WORK REQUIRED – From the first line to the last, copy the data exactly.

Saved entries:

________________________________________

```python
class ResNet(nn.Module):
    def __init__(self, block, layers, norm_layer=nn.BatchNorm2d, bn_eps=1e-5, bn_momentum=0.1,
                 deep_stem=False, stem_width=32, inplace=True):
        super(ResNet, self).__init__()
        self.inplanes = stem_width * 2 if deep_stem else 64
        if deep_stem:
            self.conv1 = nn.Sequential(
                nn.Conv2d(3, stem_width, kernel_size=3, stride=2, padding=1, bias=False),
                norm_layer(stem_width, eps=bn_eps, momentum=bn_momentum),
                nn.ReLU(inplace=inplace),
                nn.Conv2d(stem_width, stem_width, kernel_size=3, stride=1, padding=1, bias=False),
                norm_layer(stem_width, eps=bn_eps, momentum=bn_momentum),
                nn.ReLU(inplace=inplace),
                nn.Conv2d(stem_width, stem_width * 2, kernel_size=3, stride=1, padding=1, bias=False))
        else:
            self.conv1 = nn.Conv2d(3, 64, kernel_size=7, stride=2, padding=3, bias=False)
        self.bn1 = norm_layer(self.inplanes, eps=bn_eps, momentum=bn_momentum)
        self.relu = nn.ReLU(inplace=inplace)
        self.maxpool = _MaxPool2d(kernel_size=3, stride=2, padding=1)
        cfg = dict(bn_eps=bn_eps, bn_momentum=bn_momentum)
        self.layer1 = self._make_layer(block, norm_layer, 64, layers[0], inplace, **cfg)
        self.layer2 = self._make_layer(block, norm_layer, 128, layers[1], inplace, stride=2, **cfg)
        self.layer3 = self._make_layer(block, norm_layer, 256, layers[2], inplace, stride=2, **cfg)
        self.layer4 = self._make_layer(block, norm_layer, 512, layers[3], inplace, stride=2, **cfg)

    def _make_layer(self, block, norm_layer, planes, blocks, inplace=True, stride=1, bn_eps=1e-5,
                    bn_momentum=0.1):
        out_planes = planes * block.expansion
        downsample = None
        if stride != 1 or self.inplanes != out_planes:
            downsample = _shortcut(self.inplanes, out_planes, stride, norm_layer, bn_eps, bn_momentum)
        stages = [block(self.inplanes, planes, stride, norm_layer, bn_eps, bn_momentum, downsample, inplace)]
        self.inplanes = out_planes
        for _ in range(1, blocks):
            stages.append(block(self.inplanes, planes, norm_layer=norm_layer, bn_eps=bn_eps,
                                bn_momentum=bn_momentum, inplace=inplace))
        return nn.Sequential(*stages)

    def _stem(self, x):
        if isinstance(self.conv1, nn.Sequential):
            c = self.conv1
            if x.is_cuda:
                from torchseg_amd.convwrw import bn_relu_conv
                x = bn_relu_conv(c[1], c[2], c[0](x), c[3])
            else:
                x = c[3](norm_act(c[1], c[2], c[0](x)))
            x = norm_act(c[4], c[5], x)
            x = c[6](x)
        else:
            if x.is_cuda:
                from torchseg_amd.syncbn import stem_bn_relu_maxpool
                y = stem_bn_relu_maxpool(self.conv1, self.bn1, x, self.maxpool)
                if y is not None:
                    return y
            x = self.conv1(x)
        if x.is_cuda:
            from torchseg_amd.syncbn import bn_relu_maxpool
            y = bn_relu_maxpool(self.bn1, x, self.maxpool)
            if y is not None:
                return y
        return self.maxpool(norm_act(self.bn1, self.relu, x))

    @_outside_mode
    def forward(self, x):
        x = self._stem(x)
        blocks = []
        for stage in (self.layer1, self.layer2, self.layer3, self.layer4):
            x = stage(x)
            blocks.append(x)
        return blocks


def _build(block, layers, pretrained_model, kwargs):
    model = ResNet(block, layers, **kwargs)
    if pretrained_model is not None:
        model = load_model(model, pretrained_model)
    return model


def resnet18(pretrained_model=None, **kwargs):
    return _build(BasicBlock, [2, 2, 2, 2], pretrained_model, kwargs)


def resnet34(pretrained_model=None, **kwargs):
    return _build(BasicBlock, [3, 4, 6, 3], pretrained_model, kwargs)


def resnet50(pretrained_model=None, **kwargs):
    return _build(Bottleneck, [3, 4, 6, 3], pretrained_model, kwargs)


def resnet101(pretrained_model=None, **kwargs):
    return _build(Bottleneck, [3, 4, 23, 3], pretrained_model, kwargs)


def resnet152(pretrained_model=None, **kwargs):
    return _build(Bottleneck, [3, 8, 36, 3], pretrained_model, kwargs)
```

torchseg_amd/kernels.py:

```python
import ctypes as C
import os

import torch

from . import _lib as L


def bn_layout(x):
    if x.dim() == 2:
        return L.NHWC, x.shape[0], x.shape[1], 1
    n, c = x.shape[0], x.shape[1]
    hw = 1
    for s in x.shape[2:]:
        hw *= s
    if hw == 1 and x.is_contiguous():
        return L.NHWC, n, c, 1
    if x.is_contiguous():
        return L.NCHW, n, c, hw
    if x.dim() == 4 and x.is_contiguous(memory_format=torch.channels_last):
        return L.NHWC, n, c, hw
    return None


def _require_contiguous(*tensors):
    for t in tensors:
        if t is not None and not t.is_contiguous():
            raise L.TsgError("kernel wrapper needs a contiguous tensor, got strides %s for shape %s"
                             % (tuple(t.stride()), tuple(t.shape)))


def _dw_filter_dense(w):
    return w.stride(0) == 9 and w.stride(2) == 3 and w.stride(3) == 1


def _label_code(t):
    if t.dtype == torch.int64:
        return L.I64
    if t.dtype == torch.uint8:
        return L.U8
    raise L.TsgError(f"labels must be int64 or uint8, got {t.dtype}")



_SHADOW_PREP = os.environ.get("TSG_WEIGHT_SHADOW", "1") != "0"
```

________________________________________

SOLUTION TO THE EXERCISE –
```python
class ResNet(nn.Module):
    def __init__(self, block, layers, norm_layer=nn.BatchNorm2d, bn_eps=1e-5, bn_momentum=0.1,
                 deep_stem=False, stem_width=32, inplace=True):
        super(ResNet, self).__init__()
        self.inplanes = stem_width * 2 if deep_stem else 64
        if deep_stem:
            self.conv1 = nn.Sequential(
                nn.Conv2d(3, stem_width, kernel_size=3, stride=2, padding=1, bias=False),
                norm_layer(stem_width, eps=bn_eps, momentum=bn_momentum),
                nn.ReLU(inplace=inplace),
                nn.Conv2d(stem_width, stem_width, kernel_size=3, stride=1, padding=1, bias=False),
                norm_layer(stem_width, eps=bn_eps, momentum=bn_momentum),
                nn.ReLU(inplace=inplace),
                nn.Conv2d(stem_width, stem_width * 2, kernel_size=3, stride=1, padding=1, bias=False))
        else:
            self.conv1 = nn.Conv2d(3, 64, kernel_size=7, stride=2, padding=3, bias=False)
        self.bn1 = norm_layer(self.inplanes, eps=bn_eps, momentum=bn_momentum)
        self.relu = nn.ReLU(inplace=inplace)
        self.maxpool = _MaxPool2d(kernel_size=3, stride=2, padding=1)
        cfg = dict(bn_eps=bn_eps, bn_momentum=bn_momentum)
        self.layer1 = self._make_layer(block, norm_layer, 64, layers[0], inplace, **cfg)
        self.layer2 = self._make_layer(block, norm_layer, 128, layers[1], inplace, stride=2, **cfg)
        self.layer3 = self._make_layer(block, norm_layer, 256, layers[2], inplace, stride=2, **cfg)
        self.layer4 = self._make_layer(block, norm_layer, 512, layers[3], inplace, stride=2, **cfg)

    def _make_layer(self, block, norm_layer, planes, blocks, inplace=True, stride=1, bn_eps=1e-5,
                    bn_momentum=0.1):
        out_planes = planes * block.expansion
        downsample = None
        if stride != 1 or self.inplanes != out_planes:
            downsample = _shortcut(self.inplanes, out_planes, stride, norm_layer, bn_eps, bn_momentum)
        stages = [block(self.inplanes, planes, stride, norm_layer, bn_eps, bn_momentum, downsample, inplace)]
        self.inplanes = out_planes
        for _ in range(1, blocks):
            stages.append(block(self.inplanes, planes, norm_layer=norm_layer, bn_eps=bn_eps,
                                bn_momentum=bn_momentum, inplace=inplace))
        return nn.Sequential(*stages)

    def _stem(self, x):
        if isinstance(self.conv1, nn.Sequential):
            c = self.conv1
            if x.is_cuda:
                from torchseg_amd.convwrw import bn_relu_conv
                x = bn_relu_conv(c[1], c[2], c[0](x), c[3])
            else:
                x = c[3](norm_act(c[1], c[2], c[0](x)))
            x = norm_act(c[4], c[5], x)
            x = c[6](x)
        else:
            if x.is_cuda:
                from torchseg_amd.syncbn import stem_bn_relu_maxpool
                y = stem_bn_relu_maxpool(self.conv1, self.bn1, x, self.maxpool)
                if y is not None:
                    return y
            x = self.conv1(x)
        if x.is_cuda:
            from torchseg_amd.syncbn import bn_relu_maxpool
            y = bn_relu_maxpool(self.bn1, x, self.maxpool)
            if y is not None:
                return y
        return self.maxpool(norm_act(self.bn1, self.relu, x))

    @_outside_mode
    def forward(self, x):
        x = self._stem(x)
        blocks = []
        for stage in (self.layer1, self.layer2, self.layer3, self.layer4):
            x = stage(x)
            blocks.append(x)
        return blocks


def _build(block, layers, pretrained_model, kwargs):
    model = ResNet(block, layers, **kwargs)
    if pretrained_model is not None:
        model = load_model(model, pretrained_model)
    return model


def resnet18(pretrained_model=None, **kwargs):
    return _build(BasicBlock, [2, 2, 2, 2], pretrained_model, kwargs)


def resnet34(pretrained_model=None, **kwargs):
    return _build(BasicBlock, [3, 4, 6, 3], pretrained_model, kwargs)


def resnet50(pretrained_model=None, **kwargs):
    return _build(Bottleneck, [3, 4, 6, 3], pretrained_model, kwargs)


def resnet101(pretrained_model=None, **kwargs):
    return _build(Bottleneck, [3, 4, 23, 3], pretrained_model, kwargs)


def resnet152(pretrained_model=None, **kwargs):
    return _build(Bottleneck, [3, 8, 36, 3], pretrained_model, kwargs)
```

torchseg_amd/kernels.py:

```python
import ctypes as C
import os

import torch

from . import _lib as L


def bn_layout(x):
    if x.dim() == 2:
        return L.NHWC, x.shape[0], x.shape[1], 1
    n, c = x.shape[0], x.shape[1]
    hw = 1
    for s in x.shape[2:]:
        hw *= s
    if hw == 1 and x.is_contiguous():
        return L.NHWC, n, c, 1
    if x.is_contiguous():
        return L.NCHW, n, c, hw
    if x.dim() == 4 and x.is_contiguous(memory_format=torch.channels_last):
        return L.NHWC, n, c, hw
    return None


def _require_contiguous(*tensors):
    for t in tensors:
        if t is not None and not t.is_contiguous():
            raise L.TsgError("kernel wrapper needs a contiguous tensor, got strides %s for shape %s"
                             % (tuple(t.stride()), tuple(t.shape)))


def _dw_filter_dense(w):
    return w.stride(0) == 9 and w.stride(2) == 3 and w.stride(3) == 1


def _label_code(t):
    if t.dtype == torch.int64:
        return L.I64
    if t.dtype == torch.uint8:
        return L.U8
    raise L.TsgError(f"labels must be int64 or uint8, got {t.dtype}")



_SHADOW_PREP = os.environ.get("TSG_WEIGHT_SHADOW", "1") != "0"
```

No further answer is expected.